(Action item)
Your answer should be every line from the records that contains "sorry".

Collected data
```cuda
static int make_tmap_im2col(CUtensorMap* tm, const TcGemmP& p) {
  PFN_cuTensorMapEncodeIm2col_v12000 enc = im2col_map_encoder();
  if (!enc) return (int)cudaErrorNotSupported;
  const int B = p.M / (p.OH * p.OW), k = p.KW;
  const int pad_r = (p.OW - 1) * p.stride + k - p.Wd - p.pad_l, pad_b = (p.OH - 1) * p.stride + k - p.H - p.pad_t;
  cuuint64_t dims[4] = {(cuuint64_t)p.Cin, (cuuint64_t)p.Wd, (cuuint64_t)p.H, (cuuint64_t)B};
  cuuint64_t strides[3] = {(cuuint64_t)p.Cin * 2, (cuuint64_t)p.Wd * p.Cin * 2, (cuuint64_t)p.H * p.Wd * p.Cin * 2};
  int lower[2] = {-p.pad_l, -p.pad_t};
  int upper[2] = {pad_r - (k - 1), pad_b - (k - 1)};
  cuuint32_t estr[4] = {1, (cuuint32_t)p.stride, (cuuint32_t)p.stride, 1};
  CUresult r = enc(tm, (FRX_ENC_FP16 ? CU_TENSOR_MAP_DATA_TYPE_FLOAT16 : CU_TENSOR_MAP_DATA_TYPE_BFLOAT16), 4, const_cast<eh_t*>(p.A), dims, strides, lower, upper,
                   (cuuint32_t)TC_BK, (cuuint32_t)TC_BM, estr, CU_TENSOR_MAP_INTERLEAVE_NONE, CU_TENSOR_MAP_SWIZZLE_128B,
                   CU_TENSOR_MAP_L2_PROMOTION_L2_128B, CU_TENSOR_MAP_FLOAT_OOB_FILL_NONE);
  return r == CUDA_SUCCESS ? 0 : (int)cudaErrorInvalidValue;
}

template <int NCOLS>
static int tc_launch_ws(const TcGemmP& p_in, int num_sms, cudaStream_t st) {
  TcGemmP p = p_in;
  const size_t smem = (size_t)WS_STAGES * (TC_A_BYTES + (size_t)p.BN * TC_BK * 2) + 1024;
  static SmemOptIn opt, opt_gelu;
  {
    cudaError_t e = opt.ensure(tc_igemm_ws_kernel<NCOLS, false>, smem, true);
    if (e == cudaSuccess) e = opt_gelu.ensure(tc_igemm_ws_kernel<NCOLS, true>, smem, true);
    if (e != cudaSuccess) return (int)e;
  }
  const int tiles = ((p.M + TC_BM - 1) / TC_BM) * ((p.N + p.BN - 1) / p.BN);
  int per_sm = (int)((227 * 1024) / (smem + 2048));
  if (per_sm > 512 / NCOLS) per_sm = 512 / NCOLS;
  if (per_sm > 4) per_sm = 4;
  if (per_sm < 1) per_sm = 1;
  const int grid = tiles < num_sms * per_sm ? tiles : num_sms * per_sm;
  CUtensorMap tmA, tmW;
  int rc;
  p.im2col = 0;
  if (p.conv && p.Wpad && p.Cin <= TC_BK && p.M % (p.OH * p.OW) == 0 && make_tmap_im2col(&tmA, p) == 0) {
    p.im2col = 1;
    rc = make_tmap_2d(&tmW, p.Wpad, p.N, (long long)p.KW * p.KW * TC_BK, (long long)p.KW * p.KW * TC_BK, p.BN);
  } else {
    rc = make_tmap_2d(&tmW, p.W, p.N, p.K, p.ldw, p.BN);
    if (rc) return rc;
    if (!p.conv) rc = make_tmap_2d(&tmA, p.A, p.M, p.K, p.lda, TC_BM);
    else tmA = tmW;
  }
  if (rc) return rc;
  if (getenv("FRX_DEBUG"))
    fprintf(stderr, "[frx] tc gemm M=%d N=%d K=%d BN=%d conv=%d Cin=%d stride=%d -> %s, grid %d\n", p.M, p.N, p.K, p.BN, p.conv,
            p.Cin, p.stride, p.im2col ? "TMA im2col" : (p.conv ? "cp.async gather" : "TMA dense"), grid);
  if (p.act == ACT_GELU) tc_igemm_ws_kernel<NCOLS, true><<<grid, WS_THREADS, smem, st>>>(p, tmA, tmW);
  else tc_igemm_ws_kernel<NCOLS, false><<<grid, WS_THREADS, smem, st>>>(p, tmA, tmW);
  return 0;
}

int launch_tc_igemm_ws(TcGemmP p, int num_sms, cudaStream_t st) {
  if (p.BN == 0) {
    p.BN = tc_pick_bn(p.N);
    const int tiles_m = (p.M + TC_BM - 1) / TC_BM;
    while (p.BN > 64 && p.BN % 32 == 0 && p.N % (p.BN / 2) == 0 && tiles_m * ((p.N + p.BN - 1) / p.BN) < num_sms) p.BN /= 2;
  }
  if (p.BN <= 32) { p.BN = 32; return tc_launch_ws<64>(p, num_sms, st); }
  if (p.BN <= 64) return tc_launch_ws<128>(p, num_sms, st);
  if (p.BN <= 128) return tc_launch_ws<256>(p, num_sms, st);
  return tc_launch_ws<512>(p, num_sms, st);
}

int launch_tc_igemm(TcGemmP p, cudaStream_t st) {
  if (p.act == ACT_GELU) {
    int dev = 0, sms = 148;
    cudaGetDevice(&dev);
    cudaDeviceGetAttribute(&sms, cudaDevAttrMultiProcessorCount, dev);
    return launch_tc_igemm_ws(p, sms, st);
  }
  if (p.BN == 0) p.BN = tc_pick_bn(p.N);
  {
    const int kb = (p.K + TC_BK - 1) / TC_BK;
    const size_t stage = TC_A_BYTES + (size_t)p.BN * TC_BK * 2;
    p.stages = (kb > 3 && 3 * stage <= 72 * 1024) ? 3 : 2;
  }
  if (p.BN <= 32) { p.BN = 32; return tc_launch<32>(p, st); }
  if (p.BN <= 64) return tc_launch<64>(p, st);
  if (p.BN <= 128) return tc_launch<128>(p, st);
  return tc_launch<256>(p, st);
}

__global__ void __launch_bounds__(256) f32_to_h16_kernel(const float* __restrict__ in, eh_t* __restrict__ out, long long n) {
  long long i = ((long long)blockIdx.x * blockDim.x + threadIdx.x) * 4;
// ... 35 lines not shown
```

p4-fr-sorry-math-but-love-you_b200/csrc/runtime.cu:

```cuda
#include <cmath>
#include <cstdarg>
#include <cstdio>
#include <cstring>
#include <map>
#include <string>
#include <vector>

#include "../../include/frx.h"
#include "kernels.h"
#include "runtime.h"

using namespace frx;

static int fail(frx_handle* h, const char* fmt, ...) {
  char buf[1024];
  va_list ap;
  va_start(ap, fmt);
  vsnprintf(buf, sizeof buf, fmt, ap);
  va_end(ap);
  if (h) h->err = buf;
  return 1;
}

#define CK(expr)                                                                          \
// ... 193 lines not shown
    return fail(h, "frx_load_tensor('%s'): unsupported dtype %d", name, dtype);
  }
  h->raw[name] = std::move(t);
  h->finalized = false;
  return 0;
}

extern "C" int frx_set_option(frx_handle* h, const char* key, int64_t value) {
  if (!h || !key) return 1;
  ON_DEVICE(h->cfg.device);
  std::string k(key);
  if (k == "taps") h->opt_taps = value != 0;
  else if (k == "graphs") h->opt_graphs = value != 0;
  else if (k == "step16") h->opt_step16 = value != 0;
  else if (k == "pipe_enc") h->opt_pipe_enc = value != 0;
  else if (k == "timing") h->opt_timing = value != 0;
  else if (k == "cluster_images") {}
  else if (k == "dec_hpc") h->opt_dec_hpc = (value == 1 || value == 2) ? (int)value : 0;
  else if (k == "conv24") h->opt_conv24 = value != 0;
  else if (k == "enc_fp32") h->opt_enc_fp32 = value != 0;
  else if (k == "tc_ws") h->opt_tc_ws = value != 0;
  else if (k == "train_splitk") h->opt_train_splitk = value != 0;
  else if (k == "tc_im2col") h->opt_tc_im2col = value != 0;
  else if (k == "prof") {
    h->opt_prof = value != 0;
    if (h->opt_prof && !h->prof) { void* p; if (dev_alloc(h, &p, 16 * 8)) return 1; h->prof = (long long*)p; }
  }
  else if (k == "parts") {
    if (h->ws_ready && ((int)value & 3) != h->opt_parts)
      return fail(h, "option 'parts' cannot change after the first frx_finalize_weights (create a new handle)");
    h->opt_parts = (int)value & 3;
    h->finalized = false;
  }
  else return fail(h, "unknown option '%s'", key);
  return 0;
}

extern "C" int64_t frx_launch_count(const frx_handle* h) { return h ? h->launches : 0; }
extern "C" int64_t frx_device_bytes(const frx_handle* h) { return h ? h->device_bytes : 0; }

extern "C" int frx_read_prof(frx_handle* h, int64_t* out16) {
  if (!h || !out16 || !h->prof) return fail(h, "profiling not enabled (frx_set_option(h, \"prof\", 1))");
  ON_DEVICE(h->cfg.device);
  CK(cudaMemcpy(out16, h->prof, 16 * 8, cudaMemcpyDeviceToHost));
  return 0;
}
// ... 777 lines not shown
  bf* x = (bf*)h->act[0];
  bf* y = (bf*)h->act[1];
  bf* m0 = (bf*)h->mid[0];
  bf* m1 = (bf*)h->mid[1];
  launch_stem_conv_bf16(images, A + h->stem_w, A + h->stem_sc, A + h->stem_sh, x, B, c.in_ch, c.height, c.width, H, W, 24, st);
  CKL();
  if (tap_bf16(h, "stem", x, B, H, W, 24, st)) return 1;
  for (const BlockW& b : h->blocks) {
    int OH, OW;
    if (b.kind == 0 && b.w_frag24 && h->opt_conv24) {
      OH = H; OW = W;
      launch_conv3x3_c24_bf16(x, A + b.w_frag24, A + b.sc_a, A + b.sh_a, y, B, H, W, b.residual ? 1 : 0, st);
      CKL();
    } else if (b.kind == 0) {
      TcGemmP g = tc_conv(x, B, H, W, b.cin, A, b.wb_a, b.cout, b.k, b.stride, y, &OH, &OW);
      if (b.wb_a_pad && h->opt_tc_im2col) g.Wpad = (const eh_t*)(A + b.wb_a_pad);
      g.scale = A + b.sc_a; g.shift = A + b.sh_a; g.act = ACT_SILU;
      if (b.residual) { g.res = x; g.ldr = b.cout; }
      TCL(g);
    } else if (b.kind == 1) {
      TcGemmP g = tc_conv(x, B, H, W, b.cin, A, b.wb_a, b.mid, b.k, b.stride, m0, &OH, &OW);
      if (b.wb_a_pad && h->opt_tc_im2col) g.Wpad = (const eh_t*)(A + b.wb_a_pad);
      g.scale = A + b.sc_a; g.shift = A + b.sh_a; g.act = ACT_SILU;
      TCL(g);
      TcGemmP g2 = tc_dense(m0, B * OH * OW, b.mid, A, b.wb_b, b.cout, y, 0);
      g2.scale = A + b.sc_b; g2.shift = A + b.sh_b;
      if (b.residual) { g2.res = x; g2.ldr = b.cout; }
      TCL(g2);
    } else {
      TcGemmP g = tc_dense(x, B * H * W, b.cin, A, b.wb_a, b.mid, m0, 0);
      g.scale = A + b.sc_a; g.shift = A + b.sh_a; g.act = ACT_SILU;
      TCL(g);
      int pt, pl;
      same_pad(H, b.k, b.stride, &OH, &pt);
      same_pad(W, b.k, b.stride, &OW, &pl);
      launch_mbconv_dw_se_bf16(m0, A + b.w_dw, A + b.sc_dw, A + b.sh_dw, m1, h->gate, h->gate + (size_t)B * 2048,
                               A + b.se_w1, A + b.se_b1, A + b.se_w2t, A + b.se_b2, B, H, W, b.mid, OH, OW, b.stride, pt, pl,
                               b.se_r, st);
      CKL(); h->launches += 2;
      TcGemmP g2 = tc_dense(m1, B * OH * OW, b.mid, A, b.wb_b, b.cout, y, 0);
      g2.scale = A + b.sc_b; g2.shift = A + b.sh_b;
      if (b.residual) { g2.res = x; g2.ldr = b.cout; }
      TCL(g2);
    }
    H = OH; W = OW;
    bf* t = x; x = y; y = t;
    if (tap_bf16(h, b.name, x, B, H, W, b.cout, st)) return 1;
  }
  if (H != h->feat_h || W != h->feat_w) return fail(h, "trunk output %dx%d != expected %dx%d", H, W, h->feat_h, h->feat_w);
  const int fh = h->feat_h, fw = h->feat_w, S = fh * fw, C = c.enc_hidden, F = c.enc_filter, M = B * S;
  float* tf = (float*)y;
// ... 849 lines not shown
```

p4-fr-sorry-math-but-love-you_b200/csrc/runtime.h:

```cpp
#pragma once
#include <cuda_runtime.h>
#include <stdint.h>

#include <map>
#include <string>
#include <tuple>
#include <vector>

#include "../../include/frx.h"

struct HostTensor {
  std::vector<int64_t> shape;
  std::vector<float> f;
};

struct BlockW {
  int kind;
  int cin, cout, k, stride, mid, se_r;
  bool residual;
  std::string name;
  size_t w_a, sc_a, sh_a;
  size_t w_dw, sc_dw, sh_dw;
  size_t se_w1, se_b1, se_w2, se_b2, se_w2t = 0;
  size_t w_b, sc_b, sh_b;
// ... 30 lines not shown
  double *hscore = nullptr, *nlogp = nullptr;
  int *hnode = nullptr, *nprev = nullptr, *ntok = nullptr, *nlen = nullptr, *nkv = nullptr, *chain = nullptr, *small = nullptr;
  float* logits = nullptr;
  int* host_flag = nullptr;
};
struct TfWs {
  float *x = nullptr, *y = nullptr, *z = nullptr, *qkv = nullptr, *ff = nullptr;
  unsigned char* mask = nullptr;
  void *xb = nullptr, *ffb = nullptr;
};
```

(Written reply)
p4-fr-sorry-math-but-love-you_b200/csrc/runtime.cu:
p4-fr-sorry-math-but-love-you_b200/csrc/runtime.h:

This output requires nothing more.